As Earth solidified, heavier elements slowly gravitated toward the center, and lighter elements slowly welled upward to the surface, concentrating in the crust. Earth’s interior is highly structured, with uneven heating generated by the radioactive decay of unstable elements. The results of this heating and instability are irregular patterns of moving, warping, and breaking of the crust.

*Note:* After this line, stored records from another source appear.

__global__ void rmsnorm_fwd_kernel(const unsigned short* __restrict__ x,
                                   const unsigned short* __restrict__ w,
                                   unsigned short* __restrict__ y,
                                   float* __restrict__ invrms,
                                   int H, float eps) {
  __shared__ float scratch[BLOCK / WAVE_SIZE];
  const long row = blockIdx.x;
  const unsigned short* xr = x + row * (long)H;
  unsigned short* yr = y + row * (long)H;

  float ss = 0.f;
  const int vecH = (H % 8 == 0) ? H / 8 : 0;
  const shortx8* xv = reinterpret_cast<const shortx8*>(xr);
  for (int i = threadIdx.x; i < vecH; i += BLOCK) {
    shortx8 v = xv[i];
#pragma unroll
    for (int j = 0; j < 8; ++j) {
      float f = bf16_to_f32((unsigned short)v[j]);
      ss += f * f;
    }
  }
  for (int i = vecH * 8 + threadIdx.x; i < H; i += BLOCK) {
    float f = bf16_to_f32(xr[i]);
    ss += f * f;
  }
  ss = block_reduce_sum(ss, scratch);
  const float r = rsqrtf(ss / H + eps);
  if (threadIdx.x == 0) invrms[row] = r;

  const shortx8* wv = reinterpret_cast<const shortx8*>(w);
  shortx8* yv = reinterpret_cast<shortx8*>(yr);
  for (int i = threadIdx.x; i < vecH; i += BLOCK) {
    shortx8 xvv = xv[i], wvv = wv[i], o;
#pragma unroll
    for (int j = 0; j < 8; ++j) {
      float f = bf16_to_f32((unsigned short)xvv[j]) * r *
                bf16_to_f32((unsigned short)wvv[j]);
      o[j] = (short)f32_to_bf16(f);
    }
    yv[i] = o;
  }
  for (int i = vecH * 8 + threadIdx.x; i < H; i += BLOCK) {
    yr[i] = f32_to_bf16(bf16_to_f32(xr[i]) * r * bf16_to_f32(w[i]));
  }
}

template <int SLOTS>
__global__ void rmsnorm_bwd_kernel(const unsigned short* __restrict__ dy,
                                   const unsigned short* __restrict__ x,
                                   const unsigned short* __restrict__ w,
                                   const float* __restrict__ invrms,
                                   unsigned short* __restrict__ dx,
                                   float* __restrict__ dw,
                                   int H, long N, int rows_per_block) {
  extern __shared__ __attribute__((aligned(16))) char smem_raw[];
  float* slab = reinterpret_cast<float*>(smem_raw);
  const int nwaves = blockDim.x / WAVE_SIZE;
  const int lane = threadIdx.x & (WAVE_SIZE - 1);
  const int wid = threadIdx.x / WAVE_SIZE;
  float* my_slab = slab + (long)wid * H;

  const long row0 = (long)blockIdx.x * rows_per_block;
  const long row1 = min(row0 + rows_per_block, N);
  const int vecH = H / 8;

  float dwacc[SLOTS][8];
#pragma unroll
  for (int it = 0; it < SLOTS; ++it)
#pragma unroll
    for (int j = 0; j < 8; ++j) dwacc[it][j] = 0.f;

  const shortx8* wv = reinterpret_cast<const shortx8*>(w);
  for (long row = row0 + wid; row < row1; row += nwaves) {
    const shortx8* xv = reinterpret_cast<const shortx8*>(x + row * (long)H);
    const shortx8* dyv = reinterpret_cast<const shortx8*>(dy + row * (long)H);
    shortx8* dxv = reinterpret_cast<shortx8*>(dx + row * (long)H);
    const float r = invrms[row];

    float dot = 0.f;
#pragma unroll
    for (int it = 0; it < SLOTS; ++it) {
      const int i = lane + it * WAVE_SIZE;
      if (i < vecH) {
        shortx8 xvv = xv[i], dyvv = dyv[i], wvv = wv[i];
#pragma unroll
        for (int j = 0; j < 8; ++j) {
          dot += bf16_to_f32((unsigned short)dyvv[j]) *
                 bf16_to_f32((unsigned short)wvv[j]) *
                 bf16_to_f32((unsigned short)xvv[j]);
        }
      }
    }
    dot = wave_reduce_sum(dot);
    const float k = r * r * r * dot / H;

Preview the following video then proceed with the laboratory assignment: http://www.youtube.com/watch?v=QDqskltCixA
Section 1: Earths Internal Structure and Rock cycle Earthquakes occur because the Earth’s surface is broken up into approximately 15 rigid plates that collide, pull apart, and grind past one another. These plates make up Earth’s lithosphere, which includes both the crust (the thin, outermost layer of the earth) and the rigid upper portion of the mantle. The plates are a variety of different sizes and shapes. Some, like the Pacific Plate, are found entirely underneath ocean basins, whereas others, like the North American Plate, include parts of both continents and the ocean floor. The thickness of the plates varies as well: portions of plates can be anywhere from 5 to 60 kilometers thick. Beneath the plates lies the soft, easily deformed asthenosphere. The weak asthenosphere allows the rigid plates to move around above it. The rock cycle, through processes in the atmosphere, crust, and mantle, produces three basic rock types – igneous, sedimentary, and metamorphic. The tectonic cycle brings heat energy and new materials to the surface and recycles old materials to mantle depths, creating movement and deformation of the crust.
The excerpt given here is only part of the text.